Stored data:
· · · · · · ·
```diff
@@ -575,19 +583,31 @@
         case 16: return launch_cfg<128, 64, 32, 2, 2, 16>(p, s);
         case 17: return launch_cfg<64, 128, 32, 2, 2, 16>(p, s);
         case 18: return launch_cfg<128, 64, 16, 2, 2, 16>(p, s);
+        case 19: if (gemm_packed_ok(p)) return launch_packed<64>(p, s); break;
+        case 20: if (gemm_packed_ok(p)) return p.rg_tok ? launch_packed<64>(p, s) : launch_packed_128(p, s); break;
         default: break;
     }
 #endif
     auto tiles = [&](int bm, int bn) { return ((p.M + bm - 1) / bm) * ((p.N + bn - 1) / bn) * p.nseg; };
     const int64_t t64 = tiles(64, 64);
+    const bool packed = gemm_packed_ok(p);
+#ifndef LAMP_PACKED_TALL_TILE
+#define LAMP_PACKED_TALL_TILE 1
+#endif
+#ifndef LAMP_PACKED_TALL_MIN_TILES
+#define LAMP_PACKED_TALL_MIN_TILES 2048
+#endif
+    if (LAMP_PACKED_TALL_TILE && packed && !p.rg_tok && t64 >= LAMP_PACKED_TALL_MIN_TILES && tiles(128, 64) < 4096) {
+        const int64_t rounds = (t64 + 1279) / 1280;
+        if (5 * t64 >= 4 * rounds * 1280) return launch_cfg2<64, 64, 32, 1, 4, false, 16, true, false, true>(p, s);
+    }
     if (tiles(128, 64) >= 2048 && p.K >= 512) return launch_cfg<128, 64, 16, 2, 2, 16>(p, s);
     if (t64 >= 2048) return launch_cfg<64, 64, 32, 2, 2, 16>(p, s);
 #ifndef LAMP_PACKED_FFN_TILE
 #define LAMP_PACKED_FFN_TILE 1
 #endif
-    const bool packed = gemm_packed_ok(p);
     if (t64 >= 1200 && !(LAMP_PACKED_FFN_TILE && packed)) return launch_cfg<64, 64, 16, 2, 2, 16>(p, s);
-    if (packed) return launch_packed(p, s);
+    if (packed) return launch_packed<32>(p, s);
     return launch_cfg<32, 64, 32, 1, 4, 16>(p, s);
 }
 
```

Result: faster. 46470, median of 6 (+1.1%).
· · · · · · ·
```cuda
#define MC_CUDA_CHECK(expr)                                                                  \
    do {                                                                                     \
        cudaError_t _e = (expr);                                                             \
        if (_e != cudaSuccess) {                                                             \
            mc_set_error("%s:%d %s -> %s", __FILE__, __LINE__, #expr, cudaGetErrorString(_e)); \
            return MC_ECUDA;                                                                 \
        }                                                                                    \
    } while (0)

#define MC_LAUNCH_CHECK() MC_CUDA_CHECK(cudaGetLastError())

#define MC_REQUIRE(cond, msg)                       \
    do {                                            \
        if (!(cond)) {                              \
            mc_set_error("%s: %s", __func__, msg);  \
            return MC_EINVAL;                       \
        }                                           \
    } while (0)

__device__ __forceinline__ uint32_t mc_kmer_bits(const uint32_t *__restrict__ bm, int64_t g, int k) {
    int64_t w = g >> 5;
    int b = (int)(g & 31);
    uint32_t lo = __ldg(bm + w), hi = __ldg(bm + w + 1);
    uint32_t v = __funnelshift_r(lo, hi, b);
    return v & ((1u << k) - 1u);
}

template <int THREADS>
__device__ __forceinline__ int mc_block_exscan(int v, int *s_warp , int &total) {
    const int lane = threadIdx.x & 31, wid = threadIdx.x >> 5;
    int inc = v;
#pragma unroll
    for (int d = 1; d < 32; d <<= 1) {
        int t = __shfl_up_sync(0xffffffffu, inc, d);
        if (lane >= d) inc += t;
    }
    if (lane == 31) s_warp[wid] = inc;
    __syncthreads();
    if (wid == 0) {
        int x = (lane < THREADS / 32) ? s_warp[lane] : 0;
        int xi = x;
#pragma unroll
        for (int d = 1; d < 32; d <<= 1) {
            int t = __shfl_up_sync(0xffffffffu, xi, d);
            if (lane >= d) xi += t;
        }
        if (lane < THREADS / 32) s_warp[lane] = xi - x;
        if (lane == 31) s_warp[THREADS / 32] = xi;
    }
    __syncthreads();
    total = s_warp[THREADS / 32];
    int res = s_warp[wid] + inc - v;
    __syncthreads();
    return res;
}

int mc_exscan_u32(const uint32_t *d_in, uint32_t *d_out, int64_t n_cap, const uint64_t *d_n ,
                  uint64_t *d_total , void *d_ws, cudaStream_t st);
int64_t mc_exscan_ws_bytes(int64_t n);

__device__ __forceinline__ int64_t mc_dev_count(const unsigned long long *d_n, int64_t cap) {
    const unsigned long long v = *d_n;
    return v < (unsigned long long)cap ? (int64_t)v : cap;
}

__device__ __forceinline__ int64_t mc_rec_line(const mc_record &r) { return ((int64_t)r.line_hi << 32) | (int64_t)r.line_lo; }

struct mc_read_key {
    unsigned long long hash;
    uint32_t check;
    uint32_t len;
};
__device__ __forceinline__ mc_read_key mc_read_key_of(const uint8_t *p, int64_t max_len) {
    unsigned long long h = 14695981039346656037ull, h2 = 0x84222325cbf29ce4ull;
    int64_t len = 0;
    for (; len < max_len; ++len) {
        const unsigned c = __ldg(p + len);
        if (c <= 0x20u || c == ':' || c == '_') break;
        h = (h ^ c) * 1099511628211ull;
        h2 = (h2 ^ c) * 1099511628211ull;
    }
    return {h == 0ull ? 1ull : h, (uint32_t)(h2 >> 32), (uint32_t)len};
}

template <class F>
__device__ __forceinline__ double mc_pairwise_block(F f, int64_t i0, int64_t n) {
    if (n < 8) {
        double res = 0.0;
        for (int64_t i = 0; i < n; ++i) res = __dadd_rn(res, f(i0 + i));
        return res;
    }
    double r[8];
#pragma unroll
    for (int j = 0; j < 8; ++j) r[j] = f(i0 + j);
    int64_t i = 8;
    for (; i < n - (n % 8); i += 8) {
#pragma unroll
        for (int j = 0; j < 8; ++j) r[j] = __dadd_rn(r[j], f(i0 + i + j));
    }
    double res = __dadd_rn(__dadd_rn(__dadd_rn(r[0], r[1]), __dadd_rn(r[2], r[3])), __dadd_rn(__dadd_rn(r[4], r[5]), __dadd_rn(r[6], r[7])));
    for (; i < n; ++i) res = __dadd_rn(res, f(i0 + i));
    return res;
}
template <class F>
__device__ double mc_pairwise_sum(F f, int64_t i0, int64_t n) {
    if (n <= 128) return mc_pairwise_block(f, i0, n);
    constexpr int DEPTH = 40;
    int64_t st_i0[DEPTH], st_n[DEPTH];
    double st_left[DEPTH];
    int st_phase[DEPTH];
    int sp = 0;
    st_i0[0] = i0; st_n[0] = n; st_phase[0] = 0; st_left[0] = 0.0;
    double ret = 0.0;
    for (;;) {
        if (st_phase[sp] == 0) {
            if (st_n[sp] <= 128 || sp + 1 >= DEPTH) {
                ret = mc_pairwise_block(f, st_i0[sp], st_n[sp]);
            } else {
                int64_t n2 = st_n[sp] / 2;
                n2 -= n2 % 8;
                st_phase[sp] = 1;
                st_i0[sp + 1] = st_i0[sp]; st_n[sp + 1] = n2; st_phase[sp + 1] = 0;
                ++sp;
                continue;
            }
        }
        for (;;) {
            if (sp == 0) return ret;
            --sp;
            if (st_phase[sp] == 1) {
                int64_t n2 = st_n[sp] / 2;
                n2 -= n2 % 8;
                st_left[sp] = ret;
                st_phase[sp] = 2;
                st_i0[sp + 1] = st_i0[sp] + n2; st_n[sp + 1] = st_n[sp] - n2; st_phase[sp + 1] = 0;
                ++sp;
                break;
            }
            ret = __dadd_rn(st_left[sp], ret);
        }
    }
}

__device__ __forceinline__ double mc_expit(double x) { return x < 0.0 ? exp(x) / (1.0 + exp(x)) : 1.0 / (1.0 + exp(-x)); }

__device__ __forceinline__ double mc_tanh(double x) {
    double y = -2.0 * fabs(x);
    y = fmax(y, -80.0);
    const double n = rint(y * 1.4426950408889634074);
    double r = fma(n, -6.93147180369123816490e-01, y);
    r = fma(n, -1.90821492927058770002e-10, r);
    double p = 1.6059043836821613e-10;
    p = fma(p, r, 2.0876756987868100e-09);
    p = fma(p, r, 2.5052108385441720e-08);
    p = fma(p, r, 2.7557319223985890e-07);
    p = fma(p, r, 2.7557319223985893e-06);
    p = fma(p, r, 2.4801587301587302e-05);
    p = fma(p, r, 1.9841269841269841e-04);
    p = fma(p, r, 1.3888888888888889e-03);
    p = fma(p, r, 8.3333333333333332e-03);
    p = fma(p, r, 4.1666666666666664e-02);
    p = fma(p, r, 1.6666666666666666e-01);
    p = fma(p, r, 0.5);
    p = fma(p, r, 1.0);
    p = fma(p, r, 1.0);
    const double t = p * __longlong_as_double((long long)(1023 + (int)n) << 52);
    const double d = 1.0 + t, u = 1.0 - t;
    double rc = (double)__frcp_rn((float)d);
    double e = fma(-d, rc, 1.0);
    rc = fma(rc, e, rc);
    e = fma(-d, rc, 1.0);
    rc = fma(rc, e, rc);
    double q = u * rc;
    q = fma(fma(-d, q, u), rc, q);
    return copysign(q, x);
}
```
· · · · · · ·
-- Task objective --
Only a number is wanted here: how many lines above hold the string "bool"?

-- Solution to this exercise --
2